## Data excerpts
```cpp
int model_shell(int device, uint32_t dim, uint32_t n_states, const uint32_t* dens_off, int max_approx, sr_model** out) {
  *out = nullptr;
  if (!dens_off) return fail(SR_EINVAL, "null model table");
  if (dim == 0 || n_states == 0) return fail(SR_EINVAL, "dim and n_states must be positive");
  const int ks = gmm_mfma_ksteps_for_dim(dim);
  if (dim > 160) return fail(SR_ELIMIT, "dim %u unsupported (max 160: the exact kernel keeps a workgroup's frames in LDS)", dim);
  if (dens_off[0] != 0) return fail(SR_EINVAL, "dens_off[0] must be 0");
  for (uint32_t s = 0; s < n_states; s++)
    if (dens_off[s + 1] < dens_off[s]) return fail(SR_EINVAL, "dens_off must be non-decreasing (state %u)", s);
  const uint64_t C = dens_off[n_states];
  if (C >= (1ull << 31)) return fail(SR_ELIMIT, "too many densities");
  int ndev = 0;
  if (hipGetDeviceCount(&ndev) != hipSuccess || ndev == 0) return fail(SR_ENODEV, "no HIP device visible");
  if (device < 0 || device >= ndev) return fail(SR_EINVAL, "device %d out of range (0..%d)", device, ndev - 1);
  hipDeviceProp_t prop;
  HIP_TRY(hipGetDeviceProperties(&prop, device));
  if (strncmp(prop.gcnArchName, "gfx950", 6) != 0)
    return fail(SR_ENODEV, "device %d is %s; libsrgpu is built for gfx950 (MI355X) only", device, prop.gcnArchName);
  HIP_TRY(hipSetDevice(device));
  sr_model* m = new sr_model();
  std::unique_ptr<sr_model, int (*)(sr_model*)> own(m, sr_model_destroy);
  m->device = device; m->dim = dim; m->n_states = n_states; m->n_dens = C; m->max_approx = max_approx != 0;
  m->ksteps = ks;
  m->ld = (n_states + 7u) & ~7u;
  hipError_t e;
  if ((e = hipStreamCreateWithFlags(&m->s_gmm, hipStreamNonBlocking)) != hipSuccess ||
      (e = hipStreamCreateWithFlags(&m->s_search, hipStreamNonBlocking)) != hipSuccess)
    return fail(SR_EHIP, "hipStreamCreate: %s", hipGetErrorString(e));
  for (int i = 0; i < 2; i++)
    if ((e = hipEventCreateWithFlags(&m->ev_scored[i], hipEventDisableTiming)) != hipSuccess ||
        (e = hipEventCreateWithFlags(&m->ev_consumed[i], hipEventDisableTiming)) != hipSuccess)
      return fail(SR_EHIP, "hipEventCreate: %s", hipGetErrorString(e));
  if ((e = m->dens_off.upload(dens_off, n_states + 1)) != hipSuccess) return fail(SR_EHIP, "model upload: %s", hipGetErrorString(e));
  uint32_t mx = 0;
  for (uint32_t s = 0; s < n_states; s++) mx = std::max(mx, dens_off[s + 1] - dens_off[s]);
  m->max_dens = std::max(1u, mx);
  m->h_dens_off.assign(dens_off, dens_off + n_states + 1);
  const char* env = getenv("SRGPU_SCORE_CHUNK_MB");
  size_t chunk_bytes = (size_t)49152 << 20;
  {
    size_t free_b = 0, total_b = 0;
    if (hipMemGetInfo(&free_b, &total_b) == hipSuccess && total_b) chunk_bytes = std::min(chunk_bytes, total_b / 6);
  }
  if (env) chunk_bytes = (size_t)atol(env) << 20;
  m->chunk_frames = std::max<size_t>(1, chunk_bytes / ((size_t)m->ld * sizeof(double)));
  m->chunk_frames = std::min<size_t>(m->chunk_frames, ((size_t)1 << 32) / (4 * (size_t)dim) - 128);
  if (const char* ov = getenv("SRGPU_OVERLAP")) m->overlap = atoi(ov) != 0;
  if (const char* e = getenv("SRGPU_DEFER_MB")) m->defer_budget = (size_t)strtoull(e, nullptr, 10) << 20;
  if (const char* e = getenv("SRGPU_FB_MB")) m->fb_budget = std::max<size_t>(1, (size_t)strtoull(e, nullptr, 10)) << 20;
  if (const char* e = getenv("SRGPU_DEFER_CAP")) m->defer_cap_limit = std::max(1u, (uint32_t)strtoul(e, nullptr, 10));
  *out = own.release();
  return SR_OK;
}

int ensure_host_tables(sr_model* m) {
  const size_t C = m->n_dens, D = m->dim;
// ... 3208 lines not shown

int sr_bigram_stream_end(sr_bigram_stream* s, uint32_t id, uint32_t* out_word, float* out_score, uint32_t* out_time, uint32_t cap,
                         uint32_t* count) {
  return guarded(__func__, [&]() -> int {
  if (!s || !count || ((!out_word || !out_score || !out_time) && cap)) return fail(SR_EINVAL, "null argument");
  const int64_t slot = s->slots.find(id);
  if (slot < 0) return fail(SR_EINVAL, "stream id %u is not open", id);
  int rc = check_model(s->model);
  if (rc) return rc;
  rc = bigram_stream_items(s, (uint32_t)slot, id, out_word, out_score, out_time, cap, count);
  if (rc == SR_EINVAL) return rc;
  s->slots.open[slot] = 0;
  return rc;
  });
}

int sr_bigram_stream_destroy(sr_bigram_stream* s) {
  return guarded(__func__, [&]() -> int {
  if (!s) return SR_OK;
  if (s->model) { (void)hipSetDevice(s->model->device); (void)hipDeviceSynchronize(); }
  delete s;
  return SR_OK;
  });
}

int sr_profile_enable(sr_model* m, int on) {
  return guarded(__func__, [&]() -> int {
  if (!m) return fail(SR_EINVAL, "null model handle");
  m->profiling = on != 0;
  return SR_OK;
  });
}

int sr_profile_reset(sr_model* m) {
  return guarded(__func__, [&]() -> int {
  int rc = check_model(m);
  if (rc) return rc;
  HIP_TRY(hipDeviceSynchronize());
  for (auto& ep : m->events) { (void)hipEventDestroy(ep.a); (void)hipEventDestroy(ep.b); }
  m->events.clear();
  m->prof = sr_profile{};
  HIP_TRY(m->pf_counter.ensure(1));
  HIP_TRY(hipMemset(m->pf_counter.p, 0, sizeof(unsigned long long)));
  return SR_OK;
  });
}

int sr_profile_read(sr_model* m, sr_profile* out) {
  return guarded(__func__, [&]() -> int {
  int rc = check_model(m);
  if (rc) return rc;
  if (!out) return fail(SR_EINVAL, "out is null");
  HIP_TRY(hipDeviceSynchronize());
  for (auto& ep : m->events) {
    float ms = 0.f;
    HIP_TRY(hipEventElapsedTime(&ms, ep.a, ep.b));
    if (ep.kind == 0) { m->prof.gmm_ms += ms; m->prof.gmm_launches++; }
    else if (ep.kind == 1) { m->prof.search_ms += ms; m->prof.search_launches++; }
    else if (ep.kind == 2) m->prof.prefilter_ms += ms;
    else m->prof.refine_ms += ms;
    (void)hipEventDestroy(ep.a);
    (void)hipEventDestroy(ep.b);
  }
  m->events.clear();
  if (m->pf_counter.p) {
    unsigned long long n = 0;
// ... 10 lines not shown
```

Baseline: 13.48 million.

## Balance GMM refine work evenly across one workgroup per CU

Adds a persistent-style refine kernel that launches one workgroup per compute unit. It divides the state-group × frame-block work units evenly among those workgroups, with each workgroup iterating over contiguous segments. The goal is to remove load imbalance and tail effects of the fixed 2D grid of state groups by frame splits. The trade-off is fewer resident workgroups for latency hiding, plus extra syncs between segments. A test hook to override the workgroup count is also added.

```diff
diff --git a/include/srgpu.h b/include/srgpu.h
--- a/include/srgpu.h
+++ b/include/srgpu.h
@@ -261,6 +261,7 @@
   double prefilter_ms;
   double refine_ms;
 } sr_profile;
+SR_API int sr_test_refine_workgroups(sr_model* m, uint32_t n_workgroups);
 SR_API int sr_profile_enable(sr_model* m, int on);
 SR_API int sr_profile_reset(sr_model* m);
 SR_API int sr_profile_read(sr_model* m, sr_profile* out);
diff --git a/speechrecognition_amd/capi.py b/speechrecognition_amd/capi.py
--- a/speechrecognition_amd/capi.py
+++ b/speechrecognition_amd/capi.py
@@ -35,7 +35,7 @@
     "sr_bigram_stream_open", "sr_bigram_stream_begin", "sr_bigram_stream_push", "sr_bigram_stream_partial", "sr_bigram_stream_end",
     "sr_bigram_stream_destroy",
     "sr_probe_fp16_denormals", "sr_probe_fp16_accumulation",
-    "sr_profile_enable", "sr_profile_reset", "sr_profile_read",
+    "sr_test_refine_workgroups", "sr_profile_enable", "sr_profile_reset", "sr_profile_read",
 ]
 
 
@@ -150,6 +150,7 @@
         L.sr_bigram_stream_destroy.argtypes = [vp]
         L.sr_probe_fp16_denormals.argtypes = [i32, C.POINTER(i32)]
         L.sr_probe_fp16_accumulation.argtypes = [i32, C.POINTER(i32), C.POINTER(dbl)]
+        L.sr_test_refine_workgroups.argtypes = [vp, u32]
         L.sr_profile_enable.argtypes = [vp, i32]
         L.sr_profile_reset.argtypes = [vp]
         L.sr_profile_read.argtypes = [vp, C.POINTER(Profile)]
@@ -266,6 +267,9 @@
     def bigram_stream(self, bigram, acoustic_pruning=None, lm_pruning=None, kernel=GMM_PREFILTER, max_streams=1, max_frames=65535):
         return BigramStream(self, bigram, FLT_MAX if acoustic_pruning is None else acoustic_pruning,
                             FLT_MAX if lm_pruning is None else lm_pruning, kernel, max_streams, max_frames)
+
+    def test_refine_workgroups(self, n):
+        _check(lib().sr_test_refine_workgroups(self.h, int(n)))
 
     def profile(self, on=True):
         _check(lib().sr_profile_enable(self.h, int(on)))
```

## Exercise brief
For the listing above, state how many lines include the word "hipEventDestroy", and give only the number.

## Response area
3